家族歴に、母親と兄が同じ既往歴をもっており、2人とも内頚動脈閉塞で手術をしているという。頚部の手術でかなり大掛かりのもので、術後の回復も大変だったようで、自分も同じ手術を受けなければならないと思うと恐ろしく、できれば手術を避けたくて、藁をも掴む思いで来院したのも事実らしい。
病院では、いつも意図的に、伸展位で血圧測定をするため正常と判断されているとのこと。
日常生活では特に問題ないものの、やはり最近は年齢が気になり、スケジュールがタイトになると肩こりや疲れがでるが、基本的にこの肩こりや疲れも忙しくなければまったく問題はないという。
しかし、血圧や体調のことを気にして、スケジュールを削らなければならないという生活が辛いと言う。
【所見・検査】身長 175cm 体重 67Kg
姿勢 やや左肩さがり 頚部前傾
ROM(腰部・頚部含む)問題なし
血圧 (座位にて)
ニュートラル 210/110 mmHg
屈曲 200/110 mmHg 
伸展 145/80 mmHg
伸展・左側屈・右回旋 180/110 mmHg
伸展・右側屈・左回旋 140/100mmHg
触診 右上部僧帽筋 軽度緊張
【治療経過と考察】

初回時は、アクティベータメソッドカイロプラクティックテクニック(以下:AMCT)のBasic治療のみで済ませ、まずは病院(母・兄の主治医)にいき、相談検査をするように勧める。
この時、治療後に再度血圧測定をして、ニュートラルの状態で150/90mmHg、伸展位120/80といずれも治療前と比較すると血圧は下がっていたが、ニュートラルの状態では依然、高血圧状態であった。(治療後の屈曲位はとっていない)自覚症状としては、首肩が楽になったといっている。
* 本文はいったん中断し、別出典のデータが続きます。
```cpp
const uint16_t* bptr(const at::Tensor& t) { return reinterpret_cast<const uint16_t*>(t.data_ptr()); }
uint16_t* bptr_mut(at::Tensor& t) { return reinterpret_cast<uint16_t*>(t.data_ptr()); }
const uint16_t* opt_bptr(const c10::optional<at::Tensor>& t) {
  if (!t.has_value() || !t->defined()) return nullptr;
  CHECK_DEV(*t);
  CHECK_BF16(*t);
  CHECK_CONTIG(*t);
  return bptr(*t);
// ... 67 lines not shown
          const c10::optional<at::Tensor>& gn_beta, int64_t gn_groups, int64_t gn_hw, double gn_eps) {
  CHECK_DEV(x); CHECK_BF16(x); CHECK_BF16(w); CHECK_CONTIG(w); CHECK_CONTIG(out);
  TORCH_CHECK(x.dim() == 2 && w.dim() == 2 && out.dim() == 2, "gemm: 2-D operands expected");
  TORCH_CHECK(x.stride(1) == 1, "gemm: x rows must be contiguous");
  GemmArgs p;
  p.A = bptr(x); p.W = bptr(w); p.bias = opt_bptr(bias); p.residual = opt_bptr(residual);
  p.M = (int)x.size(0); p.K = (int)x.size(1); p.N = (int)out.size(1); p.Nw = (int)w.size(0);
  p.lda = (int)x.stride(0); p.ldc = p.N; p.act = (int)act;
  TORCH_CHECK(w.size(1) == p.K, "gemm: K mismatch");
  TORCH_CHECK(out.size(0) == p.M, "gemm: M mismatch");
  if (act == 4 || act == 6) {
    TORCH_CHECK(p.Nw == 2 * p.N && p.K % 8 == 0 && p.N % 4 == 0, "geglu/swiglu: W must be [2N,K], K%8==0, N%4==0");
  } else {
    TORCH_CHECK(p.Nw == p.N, "gemm: N mismatch");
  }
  if (residual.has_value() && residual->defined()) TORCH_CHECK(residual->numel() == out.numel(), "gemm: residual shape");
  if (out.scalar_type() == at::kFloat) {
    p.out_f32 = 1;
  } else {
    CHECK_BF16(out);
  }
  p.C = out.data_ptr();
  if (kv8.has_value() && kv8->defined()) {
    CHECK_DEV(*kv8); CHECK_CONTIG(*kv8);
    TORCH_CHECK(kv8->scalar_type() == at::kByte && kv8_ntok > 0 && kv8_ntok % 64 == 0 && p.M % kv8_ntok == 0 &&
                    kv8_hk > 0 && kv8_col0 % 8 == 0 && kv8_col0 + 128 * kv8_hk == p.N && act == 0 &&
                    !p.out_f32 && !(residual.has_value() && residual->defined()) && !(stats.has_value() && stats->defined()),
                "gemm kv8: uint8 image, 64-aligned tokens per image, K|V heads ending the output, plain epilogue");
    TORCH_CHECK(kv8->numel() == 2LL * p.M * kv8_hk * 64, "gemm kv8: image size");
    p.kv8 = kv8->data_ptr<uint8_t>();
    p.kv8_col0 = (int)kv8_col0; p.kv8_ntok = (int)kv8_ntok; p.kv8_hk = (int)kv8_hk;
// ... 347 lines not shown
void attention_fp8_pack(const at::Tensor& k, const at::Tensor& v, const c10::optional<at::Tensor>& kv_lens,
                        at::Tensor& kv8) {
  at::Tensor out = at::empty({1, 1, 1, k.size(3)}, k.options());
  AttnArgs a = attn_args(k, k, v, out, 1.0, 0, kv_lens);
  TORCH_CHECK(a.d == 64, "fp8 attention: head dim 64 only");
  const int Hk = (int)k.size(2);
  TORCH_CHECK(kv8.is_cuda() && kv8.scalar_type() == at::kByte && kv8.is_contiguous() &&
                  kv8.numel() == attention_fp8_bytes(a.B, a.Nk, Hk), "kv8: contiguous uint8 of attention_fp8_bytes");
  launch_attention_fp8_pack(a, Hk, kv8.data_ptr<uint8_t>(), cur_stream());
}

void attention(const at::Tensor& q, const at::Tensor& k, const at::Tensor& v, at::Tensor& out, double scale,
               int64_t causal, const c10::optional<at::Tensor>& kv_lens, int64_t fp8,
               const c10::optional<at::Tensor>& kv8) {
  AttnArgs a = attn_args(q, k, v, out, scale, causal, kv_lens);
  if (a.d == 512) {
    const long long wsb = attention_d512_workspace(a);
    at::Tensor ws;
    if (wsb > 0) ws = at::empty({wsb / 4}, q.options().dtype(at::kFloat));
    launch_attention_d512(a, wsb > 0 ? ws.data_ptr<float>() : nullptr, cur_stream());
    return;
  }
  if (fp8 && a.d == 64) {
    const int Hk = (int)k.size(2);
    if (kv8.has_value() && kv8->defined()) {
      TORCH_CHECK(kv8->is_cuda() && kv8->scalar_type() == at::kByte &&
                      kv8->numel() == attention_fp8_bytes(a.B, a.Nk, Hk), "kv8 does not match K/V");
      launch_attention_fp8(a, Hk, kv8->data_ptr<uint8_t>(), cur_stream(), true);
      return;
    }
// ... 584 lines not shown
```

### cassmantle_amd/ops/csrc/common.h

```cpp
#pragma once
#include <hip/hip_runtime.h>
#include <stdint.h>

typedef __attribute__((ext_vector_type(8))) __bf16 bf16x8_t;
typedef __attribute__((ext_vector_type(4))) __bf16 bf16x4_t;
typedef __attribute__((ext_vector_type(4))) short s16x4_t;
typedef __attribute__((ext_vector_type(4))) float f32x4_t;
typedef __attribute__((ext_vector_type(16))) float f32x16_t;
typedef __attribute__((ext_vector_type(4))) int i32x4_t;

#define CM_DEVICE __device__ __forceinline__

CM_DEVICE float bf2f(uint16_t u) { return __uint_as_float(((uint32_t)u) << 16); }

typedef __attribute__((ext_vector_type(2))) __bf16 bf16x2_t;

CM_DEVICE uint16_t f2bf(float f) { return __builtin_bit_cast(uint16_t, (__bf16)f); }

CM_DEVICE uint32_t pack2(float a, float b) {
  bf16x2_t v = {(__bf16)a, (__bf16)b};
  return __builtin_bit_cast(uint32_t, v);
}

CM_DEVICE uint32_t f8x4(float a, float b, float c, float d) {
// ... 18 lines not shown
  if (rel < C) {
    const long long bh = (long long)b * p.kv8_hk + (rel >> 6);
    *reinterpret_cast<uint32_t*>(p.kv8 + (bh * p.kv8_ntok + key) * 64 + (rel & 63)) = w;
  } else {
    const long long B = p.M / p.kv8_ntok;
    uint8_t* V8t = p.kv8 + B * p.kv8_hk * p.kv8_ntok * 64;
    const long long bh = (long long)b * p.kv8_hk + ((rel - C) >> 6);
    const long long col = (key & ~63) + f8_slot(key & 63);
    uint8_t* dst = V8t + (bh * 64 + ((rel - C) & 63)) * p.kv8_ntok + col;
#pragma unroll
    for (int e = 0; e < 4; ++e) dst[(long long)e * p.kv8_ntok] = (uint8_t)(w >> (8 * e));
  }
  return true;
}


CM_DEVICE void unpack8(const uint4& v, float* f) {
  f[0] = __uint_as_float(v.x << 16); f[1] = __uint_as_float(v.x & 0xffff0000u);
  f[2] = __uint_as_float(v.y << 16); f[3] = __uint_as_float(v.y & 0xffff0000u);
  f[4] = __uint_as_float(v.z << 16); f[5] = __uint_as_float(v.z & 0xffff0000u);
  f[6] = __uint_as_float(v.w << 16); f[7] = __uint_as_float(v.w & 0xffff0000u);
}

CM_DEVICE uint4 pack8(const float* f) {
  uint4 v;
  v.x = pack2(f[0], f[1]); v.y = pack2(f[2], f[3]);
  v.z = pack2(f[4], f[5]); v.w = pack2(f[6], f[7]);
  return v;
}

// ... 95 lines not shown
```

### cassmantle_amd/ops/csrc/gemm.hip

```cpp
#include <stdio.h>
#include <stdlib.h>

#include <atomic>
#include <mutex>
#include <string>
#include <unordered_map>

#include "common.h"
#include "gemm_tiles.h"
#include "kernels.h"

void gemm_c0_buf_launch(const GemmArgs& p, float* ws, hipStream_t s);
void gemm_c0_launch(const GemmArgs& p, float* ws, hipStream_t s);
void gemm_c1_launch(const GemmArgs& p, float* ws, hipStream_t s);
void gemm_c2_buf_launch(const GemmArgs& p, float* ws, hipStream_t s);
void gemm_c2_launch(const GemmArgs& p, float* ws, hipStream_t s);
void gemm_c3_launch(const GemmArgs& p, float* ws, hipStream_t s);
void gemm_pp_c0_launch(const GemmArgs& p, float* ws, hipStream_t s);
void gemm_pp_c2_launch(const GemmArgs& p, float* ws, hipStream_t s);

namespace {

constexpr int BK = 64;

// ... 35 lines not shown
      if (iy < 0 || iy >= Hv) continue;
      for (int kx = 0; kx < p.ksize; ++kx) {
        int ix = ox * p.stride - p.pad + kx;
        if (ix < 0 || ix >= Wv) continue;
        int sy = p.upsample ? iy >> 1 : iy, sx = p.upsample ? ix >> 1 : ix;
        const uint16_t* a = A + (((long long)b * p.IH + sy) * p.IW + sx) * p.Cin;
        const uint16_t* w = W + (ky * p.ksize + kx) * p.Cin;
        for (int c = 0; c < p.Cin; ++c) s += bf2f(a[c]) * bf2f(w[c]);
      }
    }
  }
  float o = s * p.alpha;
  if (p.bias) o += bf2f(p.bias[n]);
  if (p.chan_bias) o += bf2f(p.chan_bias[(long long)(m / (p.Ho * p.Wo)) * (p.ldcb ? p.ldcb : p.N) + n]);
  o = apply_act(o, p.act);
  if (p.residual) o += bf2f(p.residual[(long long)m * p.ldc + n]);
  if (p.out_f32)
    reinterpret_cast<float*>(p.C)[(long long)batch * p.sC + (long long)m * p.ldc + n] = o;
  else
    reinterpret_cast<uint16_t*>(p.C)[(long long)batch * p.sC + (long long)m * p.ldc + n] = f2bf(o);
}

bool family_runs(GemmTileFamily f, const GemmArgs& p) {
  if (f == kTileStatic) return true;
  if (f == kTileAreg) return gemm_areg_ok(p);
  if (f == kTilePingPong && (p.N % 8 != 0 || p.ldc % 8 != 0 || (p.ldcb ? p.ldcb : p.N) % 4 != 0)) return false;
  return !p.out_f32 && buf_ok(p) && p.K % BK == 0 && (!p.conv || (!p.upsample && p.Cin % 64 == 0)) && p.N > 16;
}

bool cfg_runs(int cfg, const GemmArgs& p) {
  const GemmTile* t = gemm_tile(cfg);
// ... 173 lines not shown
```

### cassmantle_amd/ops/csrc/gemm_areg.hip

```cpp
#include <stdlib.h>

#include "common.h"
#include "kernels.h"

namespace {

typedef __attribute__((address_space(3))) void lds_void;

CM_DEVICE void areg_blds16(__amdgpu_buffer_rsrc_t rs, uint4* lds_wave_base, int voff, int soff) {
  __builtin_amdgcn_raw_ptr_buffer_load_lds(rs, (lds_void*)lds_wave_base, 16, voff, soff, 0, 0);
}

CM_DEVICE void permlane16_swap_padded(unsigned& a, unsigned& b) {
  asm volatile("s_nop 4\n\tv_permlane16_swap_b32 %0, %1\n\ts_nop 1" : "+v"(a), "+v"(b));
}
CM_DEVICE void permlane32_swap_padded(unsigned& a, unsigned& b) {
  asm volatile("s_nop 4\n\tv_permlane32_swap_b32 %0, %1\n\ts_nop 1" : "+v"(a), "+v"(b));
}
CM_DEVICE float scalar_f(float x) {
  asm volatile("" : "+v"(x));
  return x;
}

CM_DEVICE float sum_row_groups(float v) {
// ... 338 lines not shown
  groups = (nchunks + per - 1) / per;
  const size_t lds = (size_t)RING * BNC * (KS / 2) * 128;
  auto* kfn = &gemm_areg_kernel<KS, TI, RING, RW, GEGLU, LNK, GNK>;
  static const bool once = [&] {
    (void)hipFuncSetAttribute((const void*)kfn, hipFuncAttributeMaxDynamicSharedMemorySize, (int)lds);
    return true;
  }();
  (void)once;
  hipLaunchKernelGGL(kfn, dim3(mblocks, groups), dim3(AR_THREADS), lds, s, p, per);
}

}

bool gemm_areg_ok(const GemmArgs& p) {
  if (p.conv || p.A2 || p.batch != 1 || p.out_f32 || p.ln_rows || p.chan_bias || p.split > 1) return false;
  if (p.ln_rows_fx != nullptr || p.row_stats != nullptr) return false;
  if (p.gn_stats != nullptr) {
    if (p.ln_wsum || is_gated(p.act) || !(p.K == 320 || p.K == 640) || p.gn_hw <= 0 || p.gn_hw % 256 ||
        p.M % p.gn_hw)
      return false;
    if (p.gn_groups <= 0 || p.K % p.gn_groups || p.gn_gamma == nullptr || p.gn_beta == nullptr) return false;
  }
  if (p.ln_wsum && !(p.ln_eps > 0.f)) return false;
  if (!(p.K == 320 || p.K == 640) || p.lda % 8 || p.ldc % 8 || p.N % 8) return false;
  const bool gated = is_gated(p.act);
  const int bnc = p.K == 320 ? 64 : 32;
  if ((gated ? 2 * p.N : p.N) % bnc) return false;
  if (gated && p.stats) return false;
  if (p.stats && (p.stats_hw % 64 != 0)) return false;
  if (((uintptr_t)p.A & 15) || ((uintptr_t)p.C & 7) || ((uintptr_t)p.residual & 7) || ((uintptr_t)p.bias & 7))
    return false;
// ... 26 lines not shown
```

### cassmantle_amd/ops/csrc/gemm_impl.h

```cpp
#pragma once
#include <stdlib.h>

#include "common.h"
#include "gemm_tiles.h"
#include "kernels.h"

#ifndef GEMM_DIAG_APRO
#define GEMM_DIAG_APRO 0
#endif
#ifndef GEMM_FRAG_PREFETCH
#define GEMM_FRAG_PREFETCH 0
#endif

namespace {

__device__ uint4 g_zero_page[4];

constexpr int BK = 64;

CM_DEVICE int swz(int row, int chunk) { return chunk ^ ((row >> 1) & 7); }

#ifndef GEMM_PF_SELF
#define GEMM_PF_SELF 0
#endif
// ... 68 lines not shown
  const int hw = p.Ho * p.Wo;
  const int bimg = (p.chan_bias != nullptr) ? (m / hw) : 0;
  const long long cbs = p.ldcb ? p.ldcb : p.N;
  const bool full = (n + 4 <= p.N) && (p.N % 4 == 0) && (p.ldc % 4 == 0) && (cbs % 4 == 0);
  const long long om = out_row(p, m, batch);
  if (p.ln_rows || p.ln_rows_fx) ln_fold4(p, m, n, o);
#pragma unroll
  for (int r = 0; r < 4; ++r) o[r] *= p.alpha;
  if (full) {
    if (p.bias) add4(o, *reinterpret_cast<const uint2*>(p.bias + n));
    if (p.chan_bias) add4(o, *reinterpret_cast<const uint2*>(p.chan_bias + (long long)bimg * cbs + n));
    if (p.act != ACT_NONE) {
#pragma unroll
      for (int r = 0; r < 4; ++r) o[r] = apply_act(o[r], p.act);
    }
    if (p.residual) add4(o, *reinterpret_cast<const uint2*>(p.residual + om * p.ldc + n));
    if (!OUTF32 && kv8_store4(p, m, n, o)) return;
    if constexpr (OUTF32) {
      float* C = reinterpret_cast<float*>(p.C) + (long long)batch * p.sC + om * p.ldc + n;
      *reinterpret_cast<float4*>(C) = make_float4(o[0], o[1], o[2], o[3]);
    } else {
      uint16_t* C = reinterpret_cast<uint16_t*>(p.C) + (long long)batch * p.sC + om * p.ldc + n;
      *reinterpret_cast<uint2*>(C) = make_uint2(pack2(o[0], o[1]), pack2(o[2], o[3]));
    }
  } else {
#pragma unroll
    for (int r = 0; r < 4; ++r) {
      if (n + r >= p.N) break;
      float v = o[r];
      if (p.bias) v += bf2f(p.bias[n + r]);
      if (p.chan_bias) v += bf2f(p.chan_bias[(long long)bimg * cbs + n + r]);
      v = apply_act(v, p.act);
      if (p.residual) v += bf2f(p.residual[om * p.ldc + n + r]);
      if constexpr (OUTF32)
        reinterpret_cast<float*>(p.C)[(long long)batch * p.sC + om * p.ldc + n + r] = v;
      else
        reinterpret_cast<uint16_t*>(p.C)[(long long)batch * p.sC + om * p.ldc + n + r] = f2bf(v);
    }
  }
}

template <bool OUTF32>
CM_DEVICE void epilogue4_call(const GemmArgs& p, int batch, int m, int n, f32x4_t v) {
  float o[4] = {v[0], v[1], v[2], v[3]};
  epilogue4<OUTF32>(p, batch, m, n, o);
}

CM_DEVICE void gated_epilogue4_call(const GemmArgs& p, int batch, int m, int n, f32x4_t hv, f32x4_t gv) {
  float o[4], hh[4] = {hv[0], hv[1], hv[2], hv[3]}, gg[4] = {gv[0], gv[1], gv[2], gv[3]};
  if (p.ln_rows || p.ln_rows_fx) { ln_fold4(p, m, n, hh); ln_fold4(p, m, p.N + n, gg); }
#pragma unroll
  for (int r = 0; r < 4; ++r) {
    float h = hh[r], g = gg[r];
    if (p.bias) { h += bf2f(p.bias[n + r]); g += bf2f(p.bias[p.N + n + r]); }
    o[r] = gate_f(h, g, p.act);
  }
  uint16_t* C = reinterpret_cast<uint16_t*>(p.C) + (long long)batch * p.sC + (long long)m * p.ldc + n;
  if (p.residual) add4(o, *reinterpret_cast<const uint2*>(p.residual + (long long)m * p.ldc + n));
  *reinterpret_cast<uint2*>(C) = make_uint2(pack2(o[0], o[1]), pack2(o[2], o[3]));
}
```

その後は、しばらくあいてしまったが、3週間後に再来院された。
初回時の治療後は一時的に血圧がさがったものの、その後はとくに変化なしとのこと。スケジュールがタイトにならなければ、肩もこらず、至って健康的である。病院へはこの時点では行っていなかった。
2回目の治療では、AMCT(Basic & Advance )による全身評価・治療のあと、心身条件反射療法(以下:PCRT)を行った。頚部屈曲位における高血圧状態のイメージから入り、感情を分析した結果、エネルギーブッロク(以下:EB)は肝経で、うなずきの動作における感情が絡んでいた。次に、対人関係のストレスで3人の人物が特定された。それぞれの人に対していくつかの感情とそれを引き起こしたと思われる原因が絡んでいた。
この時点で、頚部屈曲位における高血圧状態のイメージで反応が陰性になったので、再度血圧測定をすると次のような結果が得られた。

血圧

<頭位置>     <治療前>     <治療後>
ニュートラル 140/100     120/80
屈曲     180/120 160/100
伸展     130/90     120/80

屈曲位では治療後もまだ血圧は高いが、治療後に明らかに血圧が下がり、より正常値に近づいていることがわかる。その後の経過であるが、残念ながらこの患者さんは2回の治療で来なくなってしまったが、後日、会社の同僚を紹介していただき、その方を通じて、その後血圧が正常に戻ったとの報告を受けている。しかし、しっかりと確認したうえで異常がないことが確かめられていないのが残念である。